WORK TO COMPLETE
Search the records for the string "total" and copy every line where it turns up.

DATA TO EXAMINE
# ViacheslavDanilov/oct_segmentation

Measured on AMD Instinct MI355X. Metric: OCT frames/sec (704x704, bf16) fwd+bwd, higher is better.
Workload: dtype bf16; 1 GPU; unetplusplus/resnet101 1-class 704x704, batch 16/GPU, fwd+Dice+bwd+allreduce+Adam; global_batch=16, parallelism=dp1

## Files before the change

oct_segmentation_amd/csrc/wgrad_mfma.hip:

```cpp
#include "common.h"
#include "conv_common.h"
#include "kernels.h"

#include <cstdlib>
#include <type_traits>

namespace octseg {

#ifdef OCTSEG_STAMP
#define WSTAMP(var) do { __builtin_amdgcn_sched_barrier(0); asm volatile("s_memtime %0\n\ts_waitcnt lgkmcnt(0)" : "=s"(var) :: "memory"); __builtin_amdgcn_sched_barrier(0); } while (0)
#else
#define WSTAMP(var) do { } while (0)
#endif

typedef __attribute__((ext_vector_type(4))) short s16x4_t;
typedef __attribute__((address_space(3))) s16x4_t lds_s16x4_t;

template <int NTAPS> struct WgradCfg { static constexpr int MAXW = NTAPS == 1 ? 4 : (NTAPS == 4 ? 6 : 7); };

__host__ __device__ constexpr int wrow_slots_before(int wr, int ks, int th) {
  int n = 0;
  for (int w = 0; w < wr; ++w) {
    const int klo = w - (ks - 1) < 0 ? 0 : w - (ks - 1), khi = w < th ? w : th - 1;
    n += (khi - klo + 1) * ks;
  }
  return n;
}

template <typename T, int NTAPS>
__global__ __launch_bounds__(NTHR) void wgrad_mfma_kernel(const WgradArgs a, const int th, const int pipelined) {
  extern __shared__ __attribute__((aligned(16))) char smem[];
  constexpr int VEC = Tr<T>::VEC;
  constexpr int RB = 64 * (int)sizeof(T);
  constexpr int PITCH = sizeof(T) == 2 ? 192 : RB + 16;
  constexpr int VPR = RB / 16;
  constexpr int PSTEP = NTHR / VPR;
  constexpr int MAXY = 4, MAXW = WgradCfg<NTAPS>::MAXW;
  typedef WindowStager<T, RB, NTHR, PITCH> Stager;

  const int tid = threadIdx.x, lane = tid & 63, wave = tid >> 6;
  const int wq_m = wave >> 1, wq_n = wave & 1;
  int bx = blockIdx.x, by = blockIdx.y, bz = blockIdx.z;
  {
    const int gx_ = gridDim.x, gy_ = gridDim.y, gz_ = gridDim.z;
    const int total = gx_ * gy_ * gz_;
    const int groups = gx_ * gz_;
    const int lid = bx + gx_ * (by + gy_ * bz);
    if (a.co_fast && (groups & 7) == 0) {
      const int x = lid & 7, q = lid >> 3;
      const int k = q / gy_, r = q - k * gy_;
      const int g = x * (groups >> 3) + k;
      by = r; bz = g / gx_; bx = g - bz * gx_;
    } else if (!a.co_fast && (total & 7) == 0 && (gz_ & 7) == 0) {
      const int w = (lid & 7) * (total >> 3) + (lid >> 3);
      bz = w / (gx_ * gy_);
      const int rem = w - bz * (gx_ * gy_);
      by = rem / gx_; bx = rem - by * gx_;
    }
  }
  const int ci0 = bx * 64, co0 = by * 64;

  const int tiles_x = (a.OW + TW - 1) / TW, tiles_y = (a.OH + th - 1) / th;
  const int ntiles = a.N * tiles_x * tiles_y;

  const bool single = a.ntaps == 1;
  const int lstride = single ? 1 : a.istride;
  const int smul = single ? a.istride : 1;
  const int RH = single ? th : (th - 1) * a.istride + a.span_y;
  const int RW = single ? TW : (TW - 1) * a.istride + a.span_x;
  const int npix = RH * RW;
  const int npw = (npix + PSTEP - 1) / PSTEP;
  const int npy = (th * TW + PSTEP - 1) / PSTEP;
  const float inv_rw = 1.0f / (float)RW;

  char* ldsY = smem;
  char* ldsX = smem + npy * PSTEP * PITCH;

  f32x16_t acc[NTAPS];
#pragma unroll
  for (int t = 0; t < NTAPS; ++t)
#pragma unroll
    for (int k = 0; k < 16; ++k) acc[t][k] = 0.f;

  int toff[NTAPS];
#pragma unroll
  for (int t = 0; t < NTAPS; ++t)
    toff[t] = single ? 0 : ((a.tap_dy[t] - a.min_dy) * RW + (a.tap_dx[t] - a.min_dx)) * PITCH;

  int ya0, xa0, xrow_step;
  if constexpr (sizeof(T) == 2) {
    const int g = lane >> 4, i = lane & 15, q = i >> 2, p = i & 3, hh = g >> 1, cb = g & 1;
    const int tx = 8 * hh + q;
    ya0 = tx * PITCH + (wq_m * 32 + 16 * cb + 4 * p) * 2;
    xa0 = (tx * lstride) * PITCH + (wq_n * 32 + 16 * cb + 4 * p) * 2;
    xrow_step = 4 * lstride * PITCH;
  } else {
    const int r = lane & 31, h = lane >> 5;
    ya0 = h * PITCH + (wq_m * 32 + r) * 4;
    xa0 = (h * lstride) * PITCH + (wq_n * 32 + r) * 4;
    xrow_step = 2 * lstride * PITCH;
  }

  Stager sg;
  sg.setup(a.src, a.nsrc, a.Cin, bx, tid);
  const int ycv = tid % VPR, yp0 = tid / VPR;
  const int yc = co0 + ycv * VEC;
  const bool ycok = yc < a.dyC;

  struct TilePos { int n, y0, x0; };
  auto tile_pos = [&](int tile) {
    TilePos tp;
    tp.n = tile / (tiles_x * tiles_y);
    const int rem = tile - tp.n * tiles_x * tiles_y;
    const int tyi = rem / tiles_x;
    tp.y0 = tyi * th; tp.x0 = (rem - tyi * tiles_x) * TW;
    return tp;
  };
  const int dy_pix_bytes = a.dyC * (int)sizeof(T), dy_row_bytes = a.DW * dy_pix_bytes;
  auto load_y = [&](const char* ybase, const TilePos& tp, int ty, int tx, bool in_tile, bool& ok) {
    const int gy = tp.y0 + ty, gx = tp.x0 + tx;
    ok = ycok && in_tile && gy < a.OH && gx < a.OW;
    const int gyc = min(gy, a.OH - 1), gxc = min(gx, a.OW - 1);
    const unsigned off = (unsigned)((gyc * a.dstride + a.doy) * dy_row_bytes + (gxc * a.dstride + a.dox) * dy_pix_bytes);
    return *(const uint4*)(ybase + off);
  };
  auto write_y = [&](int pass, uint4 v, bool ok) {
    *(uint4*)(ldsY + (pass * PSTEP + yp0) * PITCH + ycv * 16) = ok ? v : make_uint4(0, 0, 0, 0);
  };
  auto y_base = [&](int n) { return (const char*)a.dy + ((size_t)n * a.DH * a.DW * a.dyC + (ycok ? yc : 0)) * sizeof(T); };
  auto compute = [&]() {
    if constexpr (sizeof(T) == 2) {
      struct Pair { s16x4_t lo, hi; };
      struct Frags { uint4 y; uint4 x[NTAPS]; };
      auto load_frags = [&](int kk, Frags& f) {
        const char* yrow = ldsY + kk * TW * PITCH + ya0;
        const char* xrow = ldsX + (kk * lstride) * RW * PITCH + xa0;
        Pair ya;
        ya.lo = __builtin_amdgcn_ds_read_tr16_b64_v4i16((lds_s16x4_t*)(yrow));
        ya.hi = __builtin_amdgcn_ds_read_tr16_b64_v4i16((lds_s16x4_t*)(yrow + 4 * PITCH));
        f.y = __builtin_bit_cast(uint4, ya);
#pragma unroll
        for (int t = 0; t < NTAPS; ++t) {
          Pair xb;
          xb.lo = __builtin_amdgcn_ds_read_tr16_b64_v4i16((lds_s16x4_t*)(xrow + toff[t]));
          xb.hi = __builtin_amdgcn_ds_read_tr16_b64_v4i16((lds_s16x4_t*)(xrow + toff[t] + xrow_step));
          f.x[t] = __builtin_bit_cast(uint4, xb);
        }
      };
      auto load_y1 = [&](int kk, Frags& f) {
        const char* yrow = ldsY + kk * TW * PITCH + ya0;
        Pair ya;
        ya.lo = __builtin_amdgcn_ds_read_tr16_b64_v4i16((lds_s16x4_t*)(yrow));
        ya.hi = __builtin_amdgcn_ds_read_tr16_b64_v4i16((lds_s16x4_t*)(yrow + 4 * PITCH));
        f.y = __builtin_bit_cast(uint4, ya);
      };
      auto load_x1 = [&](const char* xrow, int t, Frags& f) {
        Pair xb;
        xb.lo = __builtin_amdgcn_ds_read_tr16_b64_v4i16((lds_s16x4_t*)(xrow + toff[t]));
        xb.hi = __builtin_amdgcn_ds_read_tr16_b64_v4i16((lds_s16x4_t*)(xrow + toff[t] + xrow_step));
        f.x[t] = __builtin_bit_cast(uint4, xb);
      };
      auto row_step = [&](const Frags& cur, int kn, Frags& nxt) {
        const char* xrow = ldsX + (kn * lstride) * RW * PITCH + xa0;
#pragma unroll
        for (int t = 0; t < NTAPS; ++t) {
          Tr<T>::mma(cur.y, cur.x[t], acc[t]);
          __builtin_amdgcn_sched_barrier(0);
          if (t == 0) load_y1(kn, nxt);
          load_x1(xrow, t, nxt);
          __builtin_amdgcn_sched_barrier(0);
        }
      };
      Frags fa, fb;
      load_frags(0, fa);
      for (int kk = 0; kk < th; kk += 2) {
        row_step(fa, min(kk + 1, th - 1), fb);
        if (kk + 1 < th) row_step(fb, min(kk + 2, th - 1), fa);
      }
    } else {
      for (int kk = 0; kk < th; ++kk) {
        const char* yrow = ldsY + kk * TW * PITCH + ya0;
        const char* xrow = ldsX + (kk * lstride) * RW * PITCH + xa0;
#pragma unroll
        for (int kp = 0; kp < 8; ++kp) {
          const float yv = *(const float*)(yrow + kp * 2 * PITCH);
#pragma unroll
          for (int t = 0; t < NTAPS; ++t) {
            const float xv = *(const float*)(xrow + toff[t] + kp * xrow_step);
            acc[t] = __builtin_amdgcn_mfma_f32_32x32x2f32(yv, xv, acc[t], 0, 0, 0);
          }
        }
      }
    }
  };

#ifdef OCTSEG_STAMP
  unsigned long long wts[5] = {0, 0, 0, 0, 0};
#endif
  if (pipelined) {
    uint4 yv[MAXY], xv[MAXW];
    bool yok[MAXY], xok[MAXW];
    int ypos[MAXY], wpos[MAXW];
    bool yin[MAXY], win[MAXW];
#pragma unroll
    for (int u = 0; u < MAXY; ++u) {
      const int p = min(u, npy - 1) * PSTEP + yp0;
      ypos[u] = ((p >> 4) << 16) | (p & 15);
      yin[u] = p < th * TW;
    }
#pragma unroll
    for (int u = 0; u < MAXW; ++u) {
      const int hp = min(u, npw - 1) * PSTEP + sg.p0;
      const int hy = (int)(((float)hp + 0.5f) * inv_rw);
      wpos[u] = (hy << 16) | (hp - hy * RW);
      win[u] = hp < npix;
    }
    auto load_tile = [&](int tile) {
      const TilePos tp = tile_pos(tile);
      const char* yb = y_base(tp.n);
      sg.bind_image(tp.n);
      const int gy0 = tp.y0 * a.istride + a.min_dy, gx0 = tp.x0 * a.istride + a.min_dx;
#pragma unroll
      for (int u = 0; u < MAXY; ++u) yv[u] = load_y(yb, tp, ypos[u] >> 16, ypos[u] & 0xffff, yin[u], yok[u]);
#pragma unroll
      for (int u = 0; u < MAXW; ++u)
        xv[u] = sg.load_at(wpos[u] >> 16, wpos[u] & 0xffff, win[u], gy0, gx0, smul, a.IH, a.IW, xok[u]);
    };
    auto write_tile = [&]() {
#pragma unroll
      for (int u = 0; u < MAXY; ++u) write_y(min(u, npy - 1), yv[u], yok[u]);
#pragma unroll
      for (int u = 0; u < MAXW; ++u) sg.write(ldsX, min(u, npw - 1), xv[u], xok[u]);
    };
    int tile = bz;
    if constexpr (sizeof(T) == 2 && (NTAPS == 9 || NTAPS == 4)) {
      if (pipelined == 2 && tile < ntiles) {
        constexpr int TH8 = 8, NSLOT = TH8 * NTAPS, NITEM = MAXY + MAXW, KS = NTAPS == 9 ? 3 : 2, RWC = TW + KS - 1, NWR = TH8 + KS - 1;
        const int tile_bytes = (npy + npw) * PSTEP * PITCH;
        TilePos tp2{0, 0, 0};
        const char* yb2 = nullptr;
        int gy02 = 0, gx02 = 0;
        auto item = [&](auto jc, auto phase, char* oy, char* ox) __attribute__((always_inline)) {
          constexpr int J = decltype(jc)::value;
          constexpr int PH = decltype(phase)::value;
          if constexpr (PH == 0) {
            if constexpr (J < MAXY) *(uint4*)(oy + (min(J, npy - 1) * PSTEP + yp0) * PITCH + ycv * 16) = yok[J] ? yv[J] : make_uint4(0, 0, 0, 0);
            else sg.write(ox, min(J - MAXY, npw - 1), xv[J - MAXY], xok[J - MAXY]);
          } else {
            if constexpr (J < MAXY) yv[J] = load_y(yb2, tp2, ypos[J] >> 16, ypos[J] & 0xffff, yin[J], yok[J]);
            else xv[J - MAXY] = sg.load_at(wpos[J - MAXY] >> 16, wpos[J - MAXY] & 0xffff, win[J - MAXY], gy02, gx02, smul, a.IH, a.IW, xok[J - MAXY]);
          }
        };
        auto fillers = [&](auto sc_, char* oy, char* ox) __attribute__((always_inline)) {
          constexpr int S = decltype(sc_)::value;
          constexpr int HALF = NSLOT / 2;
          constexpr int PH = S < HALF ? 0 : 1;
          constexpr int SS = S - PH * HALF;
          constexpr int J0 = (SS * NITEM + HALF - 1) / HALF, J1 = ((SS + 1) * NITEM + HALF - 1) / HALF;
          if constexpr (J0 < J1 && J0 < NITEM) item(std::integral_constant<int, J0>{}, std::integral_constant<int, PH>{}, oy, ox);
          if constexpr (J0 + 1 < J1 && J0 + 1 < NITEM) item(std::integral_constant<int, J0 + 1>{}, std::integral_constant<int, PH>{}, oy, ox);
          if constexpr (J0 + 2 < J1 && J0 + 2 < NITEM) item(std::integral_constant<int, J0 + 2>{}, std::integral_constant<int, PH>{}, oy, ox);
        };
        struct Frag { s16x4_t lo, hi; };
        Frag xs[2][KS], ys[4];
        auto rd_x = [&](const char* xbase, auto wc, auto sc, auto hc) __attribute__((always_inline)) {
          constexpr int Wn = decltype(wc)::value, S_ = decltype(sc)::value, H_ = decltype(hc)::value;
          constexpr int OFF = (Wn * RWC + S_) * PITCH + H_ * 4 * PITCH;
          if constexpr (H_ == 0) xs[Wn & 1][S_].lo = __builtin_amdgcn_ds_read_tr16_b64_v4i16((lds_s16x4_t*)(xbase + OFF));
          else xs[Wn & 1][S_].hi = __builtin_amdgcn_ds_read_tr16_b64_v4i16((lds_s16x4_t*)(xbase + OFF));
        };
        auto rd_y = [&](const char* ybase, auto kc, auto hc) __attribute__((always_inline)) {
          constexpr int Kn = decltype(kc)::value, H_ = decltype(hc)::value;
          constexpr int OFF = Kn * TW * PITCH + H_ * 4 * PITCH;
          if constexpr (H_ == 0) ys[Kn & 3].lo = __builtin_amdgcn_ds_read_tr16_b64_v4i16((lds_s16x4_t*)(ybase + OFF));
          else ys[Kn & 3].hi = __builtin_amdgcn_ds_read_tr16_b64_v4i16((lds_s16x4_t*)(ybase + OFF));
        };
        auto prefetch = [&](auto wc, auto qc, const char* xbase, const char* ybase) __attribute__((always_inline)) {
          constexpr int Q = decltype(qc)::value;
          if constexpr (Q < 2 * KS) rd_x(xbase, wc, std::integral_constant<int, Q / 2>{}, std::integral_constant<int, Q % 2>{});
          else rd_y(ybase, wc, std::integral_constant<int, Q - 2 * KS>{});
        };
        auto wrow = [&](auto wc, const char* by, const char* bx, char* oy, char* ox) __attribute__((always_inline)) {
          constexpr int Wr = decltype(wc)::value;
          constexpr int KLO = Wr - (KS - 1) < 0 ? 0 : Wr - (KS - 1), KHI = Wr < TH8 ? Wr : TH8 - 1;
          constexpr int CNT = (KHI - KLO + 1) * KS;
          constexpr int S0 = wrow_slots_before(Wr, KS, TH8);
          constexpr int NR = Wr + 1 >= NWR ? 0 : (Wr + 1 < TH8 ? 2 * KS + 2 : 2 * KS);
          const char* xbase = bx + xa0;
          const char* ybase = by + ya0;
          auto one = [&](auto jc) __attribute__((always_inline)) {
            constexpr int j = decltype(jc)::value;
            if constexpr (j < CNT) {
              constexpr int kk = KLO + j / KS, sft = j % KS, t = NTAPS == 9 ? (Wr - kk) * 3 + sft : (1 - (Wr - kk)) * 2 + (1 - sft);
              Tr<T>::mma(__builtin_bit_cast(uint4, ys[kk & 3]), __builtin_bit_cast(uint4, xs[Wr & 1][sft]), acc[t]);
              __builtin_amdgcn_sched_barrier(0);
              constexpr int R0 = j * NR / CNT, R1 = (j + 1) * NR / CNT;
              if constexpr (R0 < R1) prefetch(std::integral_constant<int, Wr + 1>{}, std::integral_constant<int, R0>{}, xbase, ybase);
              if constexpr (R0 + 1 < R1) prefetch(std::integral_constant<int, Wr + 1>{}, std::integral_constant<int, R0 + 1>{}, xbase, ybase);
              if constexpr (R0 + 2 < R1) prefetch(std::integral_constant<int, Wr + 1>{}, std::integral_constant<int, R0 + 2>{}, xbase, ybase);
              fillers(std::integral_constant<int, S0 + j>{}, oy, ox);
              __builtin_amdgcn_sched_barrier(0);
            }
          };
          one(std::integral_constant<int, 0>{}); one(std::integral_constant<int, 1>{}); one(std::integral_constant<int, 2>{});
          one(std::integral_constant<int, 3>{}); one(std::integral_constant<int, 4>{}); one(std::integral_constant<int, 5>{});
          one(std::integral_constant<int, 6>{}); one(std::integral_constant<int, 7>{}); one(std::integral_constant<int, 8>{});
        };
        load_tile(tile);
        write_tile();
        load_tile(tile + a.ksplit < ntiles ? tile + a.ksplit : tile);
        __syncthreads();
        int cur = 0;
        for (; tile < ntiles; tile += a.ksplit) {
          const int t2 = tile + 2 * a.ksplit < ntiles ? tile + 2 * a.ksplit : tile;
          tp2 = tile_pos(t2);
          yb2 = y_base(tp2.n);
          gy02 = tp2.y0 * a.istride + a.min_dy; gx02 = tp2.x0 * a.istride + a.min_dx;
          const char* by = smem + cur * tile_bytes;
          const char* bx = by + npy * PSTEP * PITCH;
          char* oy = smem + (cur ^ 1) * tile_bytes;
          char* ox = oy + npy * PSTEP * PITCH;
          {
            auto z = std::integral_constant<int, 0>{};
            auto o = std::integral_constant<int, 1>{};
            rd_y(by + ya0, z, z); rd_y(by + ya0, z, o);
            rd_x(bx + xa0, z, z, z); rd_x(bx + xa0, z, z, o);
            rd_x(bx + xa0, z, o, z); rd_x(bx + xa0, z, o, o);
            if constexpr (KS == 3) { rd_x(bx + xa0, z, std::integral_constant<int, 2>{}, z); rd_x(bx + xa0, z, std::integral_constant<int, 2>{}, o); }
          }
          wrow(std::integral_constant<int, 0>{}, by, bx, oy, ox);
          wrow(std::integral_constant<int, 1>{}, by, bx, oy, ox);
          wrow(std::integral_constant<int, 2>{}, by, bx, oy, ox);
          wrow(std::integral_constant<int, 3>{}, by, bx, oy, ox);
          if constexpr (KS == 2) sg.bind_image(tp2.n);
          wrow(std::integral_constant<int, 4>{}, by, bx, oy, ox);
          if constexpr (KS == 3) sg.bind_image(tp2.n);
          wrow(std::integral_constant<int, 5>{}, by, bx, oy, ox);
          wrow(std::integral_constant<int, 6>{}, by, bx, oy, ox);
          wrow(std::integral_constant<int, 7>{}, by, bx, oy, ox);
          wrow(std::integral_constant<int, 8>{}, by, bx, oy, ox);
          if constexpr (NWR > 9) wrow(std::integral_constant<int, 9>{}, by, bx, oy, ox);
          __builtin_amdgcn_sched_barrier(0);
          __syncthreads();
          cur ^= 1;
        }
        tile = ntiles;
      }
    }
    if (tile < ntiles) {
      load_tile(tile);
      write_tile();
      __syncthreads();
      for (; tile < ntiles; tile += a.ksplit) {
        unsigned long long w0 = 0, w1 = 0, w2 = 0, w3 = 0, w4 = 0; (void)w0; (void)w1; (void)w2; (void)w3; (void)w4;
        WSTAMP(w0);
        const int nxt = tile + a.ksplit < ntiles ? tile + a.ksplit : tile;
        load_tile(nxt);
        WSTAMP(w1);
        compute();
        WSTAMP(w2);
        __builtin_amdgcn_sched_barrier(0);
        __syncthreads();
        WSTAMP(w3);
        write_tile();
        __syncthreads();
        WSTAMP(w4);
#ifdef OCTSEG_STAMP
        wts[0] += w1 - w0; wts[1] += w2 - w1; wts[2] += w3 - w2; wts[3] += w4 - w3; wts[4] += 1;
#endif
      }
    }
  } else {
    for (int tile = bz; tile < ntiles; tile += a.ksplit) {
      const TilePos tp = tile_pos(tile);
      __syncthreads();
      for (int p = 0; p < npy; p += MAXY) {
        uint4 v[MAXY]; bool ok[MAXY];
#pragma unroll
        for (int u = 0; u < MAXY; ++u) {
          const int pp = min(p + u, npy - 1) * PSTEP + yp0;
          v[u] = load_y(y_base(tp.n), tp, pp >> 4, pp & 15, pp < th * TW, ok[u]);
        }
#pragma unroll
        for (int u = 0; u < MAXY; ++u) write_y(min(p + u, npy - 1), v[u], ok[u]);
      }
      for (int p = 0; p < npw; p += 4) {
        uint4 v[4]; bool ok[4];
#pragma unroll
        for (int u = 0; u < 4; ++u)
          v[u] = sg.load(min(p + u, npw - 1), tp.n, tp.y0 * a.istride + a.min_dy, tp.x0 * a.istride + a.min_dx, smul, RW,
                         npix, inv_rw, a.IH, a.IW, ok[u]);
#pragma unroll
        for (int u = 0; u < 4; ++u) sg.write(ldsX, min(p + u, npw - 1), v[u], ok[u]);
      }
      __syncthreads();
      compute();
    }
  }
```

TASK SOLUTION
    const int total = gx_ * gy_ * gz_;
    } else if (!a.co_fast && (total & 7) == 0 && (gz_ & 7) == 0) {
      const int w = (lid & 7) * (total >> 3) + (lid >> 3);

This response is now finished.